For example, countries with lots of uninhabited land, like Australia, have become especially adept at gaming the systems of accounting for net emissions of CO₂. Australia effectively gets credited for large amounts of carbon stored in forests, which make it look like overall emissions have been falling, even though emissions from burning fossil fuels have been growing for decades.

The Australian government claims the country’s natural sinks offset its emissions elsewhere. Norman Allchin/Shutterstock

One sure-fire way of telling whether a government official is hoodwinking you when lauding their government’s climate credentials is to look upstream and see whether they’re producing the coal, oil or gas that ultimately causes about three-quarters of global emissions, and if so, what they’re doing about it.

Extracted fossil fuels are much easier to monitor and verify than greenhouse gas emissions. They come from a relatively small number of sources and are already measured by multiple parties for a range of purposes. Customers need proof that the shipments they receive reflect their contracts with suppliers. Governments collect production information to assess a company’s compliance with licensing requirements, tax liabilities and customs obligations.

Fossil-fuel infrastructure and projects are even easier to monitor. Oil rigs, gas pipelines and coal mines are large, making them easy to see both on the ground and via satellite. These features make it simpler to hold fossil fuel-producing countries to account for their contribution to global heating, compared with the more slippery measure of net emissions.

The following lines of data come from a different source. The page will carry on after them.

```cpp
void launch_pconv(IgemmParams p, int groups, hipStream_t s)
{
    static bool attr_done = false;
    constexpr int LDS_L = 2 * 3 * (128 + 256) * 64 + 4 * 128 * 2 * 4;
    constexpr int LDS_S = 2 * 3 * (64 + 256) * 64 + 4 * 128 * 2 * 4;
    constexpr int LDS_LT = 2 * 3 * 128 * 64 + 2 * 3 * 272 * 64 + 4 * 128 * 2 * 4;
    constexpr int LDS_ST = 2 * 3 * 64 * 64 + 2 * 3 * 272 * 64 + 4 * 128 * 2 * 4;
    if (!attr_done) {
        set_max_dyn_lds(reinterpret_cast<const void*>(&pconv_kernel<4, 4, 2, 6, true>), LDS_LT, "pconv_kernel<4, 4, 2, 6, true>");
        set_max_dyn_lds(reinterpret_cast<const void*>(&pconv_kernel<4, 4, 2, 9, true>), LDS_LT, "pconv_kernel<4, 4, 2, 9, true>");
        set_max_dyn_lds(reinterpret_cast<const void*>(&pconv_kernel<2, 4, 2, 6, true>), LDS_ST, "pconv_kernel<2, 4, 2, 6, true>");
        set_max_dyn_lds(reinterpret_cast<const void*>(&pconv_kernel<2, 4, 2, 9, true>), LDS_ST, "pconv_kernel<2, 4, 2, 9, true>");
        set_max_dyn_lds(reinterpret_cast<const void*>(&pconv_kernel<4, 4, 2, 6>), LDS_L, "pconv_kernel<4, 4, 2, 6>");
        set_max_dyn_lds(reinterpret_cast<const void*>(&pconv_kernel<4, 4, 2, 9>), LDS_L, "pconv_kernel<4, 4, 2, 9>");
        set_max_dyn_lds(reinterpret_cast<const void*>(&pconv_kernel<2, 4, 2, 6>), LDS_S, "pconv_kernel<2, 4, 2, 6>");
        set_max_dyn_lds(reinterpret_cast<const void*>(&pconv_kernel<2, 4, 2, 9>), LDS_S, "pconv_kernel<2, 4, 2, 9>");
        attr_done = true;
    }
    const bool ts = pconv_uses_ts(p);
    p.tapcode = pconv_tapcode(p.dh, p.dw, p.ntaps);
    if (p.njobs == 0) {
        p.njobs = 1;
        PconvJob& j = p.job[0];
        j.ntaps = p.ntaps; j.tapcode = p.tapcode;
        j.cib = j.icc2 = p.Ci >> 5; j.wofs = j.wofs2 = 0;
        j.Hg = p.Hg; j.Wg = p.Wg; j.oh0 = p.oh0; j.ow0 = p.ow0;
    }
// ... 18 lines not shown
    p.tn_fast = p.tilesM > 1 && (long long)p.M * p.nsteps * 192 > (3LL << 20);
    static const int forced = getenv("FM_IGEMM_BLOCKS") ? atoi(getenv("FM_IGEMM_BLOCKS")) : 0;
    int nblk = p.total_steps >= 4LL * pconv_max_blocks() ? pconv_max_blocks() : (int)std::min<long long>(pconv_max_blocks(), T);
    if (forced > 0) nblk = (int)std::min<long long>(std::min(forced, pconv_max_blocks()), p.total_steps);
    p.steps_per_block = (int)((p.total_steps + nblk - 1) / nblk);
    if (forced <= 0 && p.steps_per_block > p.nsteps / 2 && (long long)p.nsteps * 128 * 192 > (2LL << 20)) {
        for (int P = 1; P <= 12; ++P) {
            if (p.nsteps % P) continue;
            const int q = p.nsteps / P;
            const int sq = (p.steps_per_block + q - 1) / q * q;
            if ((long long)sq * 100 <= (long long)p.steps_per_block * 102) { p.steps_per_block = sq; break; }
        }
    }
    dim3 grid(nblk);
    p.lose_part = g_lose_part ? 1 : 0;
    if (ts) {
        if (p.M >= 128) {
            if (p.sp == 9) hipLaunchKernelGGL((pconv_kernel<4, 4, 2, 9, true>), grid, dim3(512), LDS_LT, s, p);
            else hipLaunchKernelGGL((pconv_kernel<4, 4, 2, 6, true>), grid, dim3(512), LDS_LT, s, p);
        } else {
            if (p.sp == 9) hipLaunchKernelGGL((pconv_kernel<2, 4, 2, 9, true>), grid, dim3(512), LDS_ST, s, p);
            else hipLaunchKernelGGL((pconv_kernel<2, 4, 2, 6, true>), grid, dim3(512), LDS_ST, s, p);
        }
        return;
    }
    if (p.M >= 128) {
        if (p.sp == 9) hipLaunchKernelGGL((pconv_kernel<4, 4, 2, 9>), grid, dim3(512), LDS_L, s, p);
        else hipLaunchKernelGGL((pconv_kernel<4, 4, 2, 6>), grid, dim3(512), LDS_L, s, p);
    } else {
        if (p.sp == 9) hipLaunchKernelGGL((pconv_kernel<2, 4, 2, 9>), grid, dim3(512), LDS_S, s, p);
// ... 34 lines not shown
```

fedmlp_amd/engine.py:

```python
import ctypes as C

import numpy as np
import torch

from . import _lib, spec

MODEL_IDS = {"Resnet18": 0, "Efficient_b0": 1}
PRECISION_IDS = {"fp32": 0, "bf16": 1}
PRODUCT_FORMS = {None: 0, 6: 3, 0: 1, 9: 2}


def _ptr(t):
    if t is None:
        return None
    assert t.is_cuda and t.is_contiguous() and t.dtype in (torch.float32, torch.int32, torch.bfloat16), \
        (t.device, t.dtype, t.is_contiguous())
    return C.c_void_p(t.data_ptr())


class Engine:

    def __init__(self, model, n_classes, in_h, in_w, max_images, device=None, precision="fp32", streams=0, products=None):
        if not torch.cuda.is_available():
            raise RuntimeError("fedmlp_amd.Engine needs a GPU (no CPU fallback)")
# ... 433 lines not shown
        _lib.check(self.lib.fm_debug_activation(self.h, kind, block, imgs, out.ctypes.data_as(C.c_void_p), dims))
        return np.ascontiguousarray(out.transpose(0, 3, 1, 2))

    def debug_num_convs(self):
        return self.lib.fm_debug_num_convs(self.h)

    def debug_conv(self, op, conv, x, dy, out, imgs, groups=1, stats=None):
        self._enqueue()
        _lib.check(self.lib.fm_debug_conv(self.h, op, conv, _ptr(x), _ptr(dy), _ptr(out), imgs, groups,
                                          _ptr(stats)))

    def debug_block_dgrad(self, block, dy1, dyd, dx, imgs):
        self._enqueue()
        _lib.check(self.lib.fm_debug_block_dgrad(self.h, block, _ptr(dy1), _ptr(dyd), _ptr(dx), imgs))

    EW_OPS = ("split_planes", "planes_to_f32", "bn_finalize", "bn_finalize_frozen", "bn_eval_affine", "bn_apply",
              "bn_apply_planes", "stem_pool", "stem_pool_planes", "stem_pool_bwd", "stem_pool_bn_reduce", "stem_pool_bn_apply",
              "bn_bwd_reduce", "bn_bwd_finalize", "bn_bwd_apply", "bn_bwd_apply_planes")

    def debug_ew(self, op, ptrs, dims, scalars=()):
        assert len(ptrs) <= 12 and len(dims) <= 5 and len(scalars) <= 2, (len(ptrs), len(dims), len(scalars))
        for t in ptrs:
            assert t is None or (t.is_cuda and t.is_contiguous()), op
        p = (C.c_void_p * 12)(*[None if t is None else t.data_ptr() for t in ptrs])
        d = (C.c_int32 * 5)(*[int(v) for v in dims])
        _lib.check(self.lib.fm_debug_ew(self.h, self.EW_OPS.index(op), p, d, _lib.fvec(list(scalars) + [0.0] * (2 - len(scalars)))))

    EFF_OPS = ("dw_fwd", "dw_dgrad", "dw_wgrad", "se_fwd", "se_scale", "se_bwd_bn1", "se_wgrad")

    def debug_eff_ws(self, op, dims):
# ... 61 lines not shown
```
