int64_t mvm_lsap_plan_resid(int32_t n_problems, const int64_t *rows, const int64_t *cols,
                            int64_t *ws_offs, int64_t *out_offs);
void mvm_lsap_sparse_bounds(int32_t *min_cols, int32_t *max_cols, int32_t *max_short);
int64_t mvm_lsap_sparse_stats_offset(int64_t rows, int64_t cols);
int mvm_lsap_solve_resid(const int64_t *dims_dev, int32_t n_problems, const int64_t *ws_offs_dev,
                         const int64_t *out_offs_dev, void *workspace_dev, size_t workspace_bytes,
                         int64_t *row_ind_dev, int64_t *col_ind_dev, int32_t *status_dev,
                         int64_t long_min, int64_t long_max, int64_t short_max,
                         const uint16_t *bmin8_dev, const int64_t *bmin8_offs_dev,
                         const uint16_t *bm32_dev, const int64_t *bm32_offs_dev,
                         const int64_t *segs_dev, const double *resid_dev, int32_t max_n,
                         const mvm_options *opts, mvm_stream_t stream);

int mvm_pack_detections(const float *boxes_dev, const float *conf_dev, const float *cls_dev,
                        const int64_t *img_offs_dev, int32_t n_img, float conf_thresh,
                        float class_id, int32_t *counts_dev, int64_t *cam_offs_dev,
                        double *pts_dev, int32_t *boxes_out_dev, int32_t *status_dev,
                        mvm_stream_t stream);

int mvm_triangulate_dlt(const double *proj_dev, const int32_t *set_of_point_dev,
                        const double *pts2d_dev, int32_t n_points, int32_t n_views, double *X_dev,
                        mvm_stream_t stream);

int mvm_select_triangulate(const float *cube_dev, const int64_t *cube_offs_dev,
                           const int64_t *cam_offs_dev, const int64_t *lsap_out_offs_dev,
                           const int64_t *row_ind_dev, const int64_t *col_ind_dev,
                           const double *pts_dev, const double *proj_dev, int32_t n_scenes,
                           double threshold, int32_t *match_dev, float *cost_dev, double *X_dev,
                           int32_t *count_dev, mvm_stream_t stream);
int mvm_select_triangulate_resid(const double *resid_dev, int32_t max_n, const int64_t *cam_offs_dev,
                                 const int64_t *lsap_out_offs_dev, const int64_t *row_ind_dev,
                                 const int64_t *col_ind_dev, const double *pts_dev,
                                 const double *proj_dev, int32_t n_scenes, double threshold,
                                 int32_t *match_dev, float *cost_dev, double *X_dev, int32_t *count_dev,
                                 mvm_stream_t stream);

The fossil fuel production gap

In a new report, the UN Environment Programme and other research institutions found that governments plan to produce more than twice the amount of fossil fuels in 2030 than would be consistent with limiting warming to 1.5°C above pre-industrial levels – the goal of the Paris Agreement. Countries’ fossil-fuel production plans and projections in aggregate even exceed, by close to 10%, the levels of global fossil-fuel production implied by their own climate pledges.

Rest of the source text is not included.